(DATA TO USE)

@@ -113,17 +119,21 @@
                     const int w0 = tw_i * p.TW, h0 = th_i * p.TH, n0 = tn_i * p.TN;
                     for (int g = 0; g < p.a_groups; ++g)
                         tma_load_4d(&tmA, &sh->full[stage], sa + g * 8192, co_tile * WG_BM + g * 64, w0, h0, n0);
-                    for (int t = 0; t < kTaps; ++t)
-                        for (int g = 0; g < Cfg::kGroups; ++g)
-                            tma_load_4d(&tmB, &sh->full[stage], sb + t * WG_B_BYTES + g * 8192, ci_tile * WG_BN + g * 64,
-                                        w0 * p.in_stride + p.dw[tap0 + t], h0 * p.in_stride + p.dh[tap0 + t], n0 + p.dn[tap0 + t]);
+                    if (kHalo) {
+                        tma_load_4d(&tmB, &sh->full[stage], sb, ci_tile * WG_BN, w0 + p.dw[0], h0 + p.dh[0], n0);
+                    } else {
+                        for (int t = 0; t < kTaps; ++t)
+                            for (int g = 0; g < Cfg::kGroups; ++g)
+                                tma_load_4d(&tmB, &sh->full[stage], sb + t * WG_B_BYTES + g * 8192, ci_tile * WG_BN + g * 64,
+                                            w0 * p.in_stride + p.dw[tap0 + t], h0 * p.in_stride + p.dh[tap0 + t], n0 + p.dn[tap0 + t]);
+                    }
                 } else {
                     for (int g = 0; g < p.a_groups; ++g)
                         tma_load_2d(&tmA, &sh->full[stage], sa + g * 8192, co_tile * WG_BM + g * 64, kb * WG_BK);
                     for (int g = 0; g < Cfg::kGroups; ++g)
                         tma_load_2d(&tmB, &sh->full[stage], sb + g * 8192, ci_tile * WG_BN + g * 64, kb * WG_BK);
                 }
-                if (++stage == WG_STAGES) { stage = 0; phase ^= 1; }
+                if (++stage == kStages) { stage = 0; phase ^= 1; }
             }
         }
     } else if (nkb > 0) {
@@ -132,6 +142,17 @@
         float acc[NACC / 2];
 #pragma unroll
         for (int i = 0; i < NACC / 2; ++i) acc[i] = 0.f;
+        uint32_t b_off[WG_BK / 16], b_lbo = 8192, b_sbo = 1024;
+#pragma unroll
+        for (int k = 0; k < WG_BK / 16; ++k) b_off[k] = k * 2048;
+        if (kHalo) {
+            const int pitch = p.TW + 2;
+#pragma unroll
+            for (int k = 0; k < WG_BK / 16; ++k)
+                b_off[k] = (((16 * k) / p.TW + (int)blockIdx.y) * pitch + (16 * k) % p.TW) * 128;
+            b_lbo = 128;
+            b_sbo = (p.TW == 8 ? pitch : 8) * 128;
+        }
         int stage = 0, prev = -1;
         uint32_t phase = 0;
         for (int i = 0; i < nkb; ++i) {
@@ -142,7 +163,7 @@
                 wgmma_fence();
 #pragma unroll
                 for (int k = 0; k < WG_BK / 16; ++k) {
-                    wgmma_bf16<NACC, 1, 1>(acc, smem_desc_sw128(sa + k * 2048, 8192, 1024), smem_desc_sw128(sb + k * 2048, 8192, 1024),
+                    wgmma_bf16<NACC, 1, 1>(acc, smem_desc_sw128(sa + k * 2048, 8192, 1024), smem_desc_sw128(sb + b_off[k], b_lbo, b_sbo),
                                            (i > 0 || k > 0) ? 1u : 0u);
                 }
                 wgmma_commit();
@@ -150,7 +171,7 @@
             }
             if (prev >= 0 && lane == 0) mbar_arrive(&sh->empty[prev]);
             prev = stage;
-            if (++stage == WG_STAGES) { stage = 0; phase ^= 1; }
+            if (++stage == kStages) { stage = 0; phase ^= 1; }
         }
         if (active) {
             wgmma_wait<0>();
@@ -160,12 +181,12 @@
     }
 }
 
-template <int BNW, int kTaps>
+template <int BNW, int kTaps, bool kHalo = false>
 static cudaError_t launch_wg(const CUtensorMap& tmA, const CUtensorMap& tmB, WgradParams& p, int co_tiles, int tap_groups,
                              int num_sms, cudaStream_t st) {
     static bool configured = false;
     if (!configured) {
-        RLR_CUDA_CHECK(cudaFuncSetAttribute(umma_wgrad_kernel<BNW, kTaps>, cudaFuncAttributeMaxDynamicSharedMemorySize, WgCfg<BNW>::kSmem));
+        RLR_CUDA_CHECK(cudaFuncSetAttribute(umma_wgrad_kernel<BNW, kTaps, kHalo>, cudaFuncAttributeMaxDynamicSharedMemorySize, WgCfg<BNW, kTaps, kHalo>::kSmem));
         configured = true;
     }
     const int base = co_tiles * p.ci_tiles * tap_groups;
@@ -177,31 +198,36 @@
     p.kb_per_cta = (p.num_kb + splits - 1) / splits;
     splits = (p.num_kb + p.kb_per_cta - 1) / p.kb_per_cta;
     dim3 grid(co_tiles * p.ci_tiles, tap_groups, splits);
-    if (splits == 1) return launch_kernel(umma_wgrad_kernel<BNW, kTaps>, grid, dim3(WG_THREADS), (size_t)WgCfg<BNW>::kSmem, st, tmA, tmB, p);
+    if (splits == 1) return launch_kernel(umma_wgrad_kernel<BNW, kTaps, kHalo>, grid, dim3(WG_THREADS), (size_t)WgCfg<BNW, kTaps, kHalo>::kSmem, st, tmA, tmB, p);
     const long long plane = (long long)p.Cout * p.T * p.Cin_valid;
     Scratch part((size_t)splits * plane * sizeof(float), st);
     p.part = part.as<float>();
-    RLR_CUDA_CHECK(launch_kernel(umma_wgrad_kernel<BNW, kTaps>, grid, dim3(WG_THREADS), (size_t)WgCfg<BNW>::kSmem, st, tmA, tmB, p));
+    RLR_CUDA_CHECK(launch_kernel(umma_wgrad_kernel<BNW, kTaps, kHalo>, grid, dim3(WG_THREADS), (size_t)WgCfg<BNW, kTaps, kHalo>::kSmem, st, tmA, tmB, p));
     return launch_ordered_sum(p.dW, p.part, splits, plane, st);
 }
 
-constexpr int WH_STAGES = 3;
-constexpr int WH_A_BYTES = 2 * 128 * 128;
 constexpr int WH_HALO_BYTES = 18 * 16 * 128;
-constexpr int WH_STAGE_BYTES = WH_A_BYTES + WH_HALO_BYTES;
-constexpr int WH_SMEM = WH_STAGES * WH_STAGE_BYTES + 2048;
+template <int kAGroups>
+struct WhCfg {
+    static constexpr int kABytes = kAGroups * 128 * 128;
+    static constexpr int kStageBytes = kABytes + WH_HALO_BYTES;
+    static constexpr int kStages = (WG_SMEM_MAX - 2048) / kStageBytes;
+    static constexpr int kSmem = kStages * kStageBytes + 2048;
+    static_assert(kStageBytes % 1024 == 0 && kStages >= 3 && kStages <= WG_MAX_STAGES, "wgrad halo ring");
+};
 
 struct WgHaloParams {
     int NB, H, W, tiles_h, tiles_w;
     int num_kb, kb_per_cta;
-    int a_groups;
     int Cout, Cin_valid;
     float* dW;
     float* part;
 };
 
+template <int kAGroups>
 __global__ void __launch_bounds__(WG_THREADS, 1)
 umma_wgrad_halo_kernel(const __grid_constant__ CUtensorMap tmA, const __grid_constant__ CUtensorMap tmB, const WgHaloParams p) {
+    constexpr int WH_STAGES = WhCfg<kAGroups>::kStages, WH_STAGE_BYTES = WhCfg<kAGroups>::kStageBytes, WH_A_BYTES = WhCfg<kAGroups>::kABytes;
     extern __shared__ uint8_t smem_raw[];
     uint8_t* smem = reinterpret_cast<uint8_t*>((reinterpret_cast<uintptr_t>(smem_raw) + 1023) & ~uintptr_t(1023));
     WgShared* sh = reinterpret_cast<WgShared*>(smem + WH_STAGES * WH_STAGE_BYTES);
@@ -226,7 +252,7 @@
         if (lane == 0) {
             int stage = 0;
             uint32_t phase = 0;
-            const uint32_t bytes = p.a_groups * 16384 + WH_HALO_BYTES;
+            const uint32_t bytes = kAGroups * 16384 + WH_HALO_BYTES;
             for (int i = 0; i < nkb; ++i) {
                 const int kb = kb_begin + i;
                 const int n = kb / tiles_per_img, r = kb - n * tiles_per_img;
@@ -234,7 +260,7 @@
                 mbar_wait(&sh->empty[stage], phase ^ 1);
                 uint8_t* sa = smem + stage * WH_STAGE_BYTES;
                 mbar_expect_tx(&sh->full[stage], bytes);
-                for (int g = 0; g < p.a_groups; ++g)
+                for (int g = 0; g < kAGroups; ++g)
                     tma_load_4d(&tmA, &sh->full[stage], sa + g * 16384, co_tile * WG_BM + g * 64, w0, h0, n);
                 tma_load_4d(&tmB, &sh->full[stage], sa + WH_A_BYTES, 0, w0 - 1, h0 - 1, n);
                 if (++stage == WH_STAGES) { stage = 0; phase ^= 1; }
@@ -242,7 +268,7 @@
         }
     } else if (nkb > 0) {
         const int wgi = threadIdx.x >> 7, t = threadIdx.x & 127;
-        const bool active = wgi < p.a_groups;
+        const bool active = wgi < kAGroups;
         float acc[96];
 #pragma unroll
         for (int i = 0; i < 96; ++i) acc[i] = 0.f;
@@ -279,12 +305,13 @@
     if (H % 16 || W % 8 || Cout % 8 || !((Cout <= 64) || Cout % 128 == 0)) return cudaErrorInvalidValue;
     static bool configured = false;
     if (!configured) {
-        RLR_CUDA_CHECK(cudaFuncSetAttribute(umma_wgrad_halo_kernel, cudaFuncAttributeMaxDynamicSharedMemorySize, WH_SMEM));
+        RLR_CUDA_CHECK(cudaFuncSetAttribute(umma_wgrad_halo_kernel<1>, cudaFuncAttributeMaxDynamicSharedMemorySize, WhCfg<1>::kSmem));
+        RLR_CUDA_CHECK(cudaFuncSetAttribute(umma_wgrad_halo_kernel<2>, cudaFuncAttributeMaxDynamicSharedMemorySize, WhCfg<2>::kSmem));
         configured = true;
     }
     WgHaloParams p{};
     p.NB = NB; p.H = H; p.W = W; p.tiles_h = H / 16; p.tiles_w = W / 8; p.num_kb = NB * p.tiles_h * p.tiles_w;
-    p.a_groups = (Cout % 128 == 0) ? 2 : 1; p.Cout = Cout; p.Cin_valid = Cin_valid; p.dW = dW;
+    p.Cout = Cout; p.Cin_valid = Cin_valid; p.dW = dW;
     const int co_tiles = (Cout + WG_BM - 1) / WG_BM;
     const int base = co_tiles * 3;
     int waves = base >= num_sms ? (base + num_sms - 1) / num_sms : 1;
@@ -306,15 +333,34 @@
         const uint32_t b[4] = {64, 16, 18, 1};
         RLR_CUDA_CHECK(make_tmap_bf16(&tmB, x, 4, d, s, b));
     }
-    if (splits == 1) return launch_kernel(umma_wgrad_halo_kernel, dim3(co_tiles, 3, splits), dim3(WG_THREADS), (size_t)WH_SMEM, st, tmA, tmB, p);
+    const bool two = Cout % 128 == 0;
+    auto launch = [&]() {
+        return two ? launch_kernel(umma_wgrad_halo_kernel<2>, dim3(co_tiles, 3, splits), dim3(WG_THREADS), (size_t)WhCfg<2>::kSmem, st, tmA, tmB, p)
+                   : launch_kernel(umma_wgrad_halo_kernel<1>, dim3(co_tiles, 3, splits), dim3(WG_THREADS), (size_t)WhCfg<1>::kSmem, st, tmA, tmB, p);
+    };
+    if (splits == 1) return launch();
     const long long plane = (long long)Cout * 9 * Cin_valid;
     Scratch part((size_t)splits * plane * sizeof(float), st);
     p.part = part.as<float>();
-    RLR_CUDA_CHECK(launch_kernel(umma_wgrad_halo_kernel, dim3(co_tiles, 3, splits), dim3(WG_THREADS), (size_t)WH_SMEM, st, tmA, tmB, p));
+    RLR_CUDA_CHECK(launch());
     return launch_ordered_sum(dW, p.part, splits, plane, st);
 }
 
 static int pow2_ceil_(int x) { int q = 1; while (q < x) q <<= 1; return q; }
+
+static int g_wgrad_halo_any = -1;
+void set_wgrad_halo_any(int on) { g_wgrad_halo_any = on ? 1 : 0; }
+static bool wgrad_halo_any() {
+    if (g_wgrad_halo_any < 0) { const char* e = getenv("RLR_WGRAD_HALO_ANY"); g_wgrad_halo_any = (e && atoi(e) == 0) ? 0 : 1; }
+    return g_wgrad_halo_any > 0;
+}
+
+static bool taps_are_3x3_block(int ntaps, const int* dh, const int* dw, const int* dplane) {
+    if (ntaps != 9) return false;
+    for (int t = 0; t < 9; ++t)
+        if (dh[t] != dh[0] + t / 3 || dw[t] != dw[0] + t % 3 || dplane[t] != 0) return false;
+    return true;
+}
 
 cudaError_t launch_conv_wgrad_bf16(const void* dy, const void* x, float* dW, int NB, int planes, int Hin, int Win, int Cin, int Cin_valid,
                                    int Ho, int Wo, int Cout, int ntaps, const int* dh, const int* dw, const int* dplane, int num_sms,
@@ -335,6 +381,9 @@
     p.ci_tiles = wide ? Cin / 128 : Cin / 64; p.Cout = Cout; p.Cin_valid = Cin_valid; p.dW = dW;
     p.a_groups = Cout > 64 ? 2 : 1;
     const int co_tiles = (Cout + WG_BM - 1) / WG_BM;
+    const bool halo = wgrad_halo_any() && taps_are_3x3_block(ntaps, dh, dw, dplane) && planes == 1 && in_stride == 1 && TN == 1 &&
+                      TW >= 8 && TW <= 32;
+    p.halo_bytes = halo ? (TW + 2) * (TH + 2) * 128 : 0;
     CUtensorMap tmA, tmB;
     {
         const uint64_t d[4] = {(uint64_t)Cout, (uint64_t)Wo, (uint64_t)Ho, (uint64_t)NB};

(End DATA TO USE)

**PROBLEM**
Taking the records above, retype every line from the one with "-242,7 +268,7 @@" down to the one with "launch = [&]()", exactly and with nothing else.

**RESULT FOR THIS EXERCISE**
@@ -242,7 +268,7 @@
         }
     } else if (nkb > 0) {
         const int wgi = threadIdx.x >> 7, t = threadIdx.x & 127;
-        const bool active = wgi < p.a_groups;
+        const bool active = wgi < kAGroups;
         float acc[96];
 #pragma unroll
         for (int i = 0; i < 96; ++i) acc[i] = 0.f;
@@ -279,12 +305,13 @@
     if (H % 16 || W % 8 || Cout % 8 || !((Cout <= 64) || Cout % 128 == 0)) return cudaErrorInvalidValue;
     static bool configured = false;
     if (!configured) {
-        RLR_CUDA_CHECK(cudaFuncSetAttribute(umma_wgrad_halo_kernel, cudaFuncAttributeMaxDynamicSharedMemorySize, WH_SMEM));
+        RLR_CUDA_CHECK(cudaFuncSetAttribute(umma_wgrad_halo_kernel<1>, cudaFuncAttributeMaxDynamicSharedMemorySize, WhCfg<1>::kSmem));
+        RLR_CUDA_CHECK(cudaFuncSetAttribute(umma_wgrad_halo_kernel<2>, cudaFuncAttributeMaxDynamicSharedMemorySize, WhCfg<2>::kSmem));
         configured = true;
     }
     WgHaloParams p{};
     p.NB = NB; p.H = H; p.W = W; p.tiles_h = H / 16; p.tiles_w = W / 8; p.num_kb = NB * p.tiles_h * p.tiles_w;
-    p.a_groups = (Cout % 128 == 0) ? 2 : 1; p.Cout = Cout; p.Cin_valid = Cin_valid; p.dW = dW;
+    p.Cout = Cout; p.Cin_valid = Cin_valid; p.dW = dW;
     const int co_tiles = (Cout + WG_BM - 1) / WG_BM;
     const int base = co_tiles * 3;
     int waves = base >= num_sms ? (base + num_sms - 1) / num_sms : 1;
@@ -306,15 +333,34 @@
         const uint32_t b[4] = {64, 16, 18, 1};
         RLR_CUDA_CHECK(make_tmap_bf16(&tmB, x, 4, d, s, b));
     }
-    if (splits == 1) return launch_kernel(umma_wgrad_halo_kernel, dim3(co_tiles, 3, splits), dim3(WG_THREADS), (size_t)WH_SMEM, st, tmA, tmB, p);
+    const bool two = Cout % 128 == 0;
+    auto launch = [&]() {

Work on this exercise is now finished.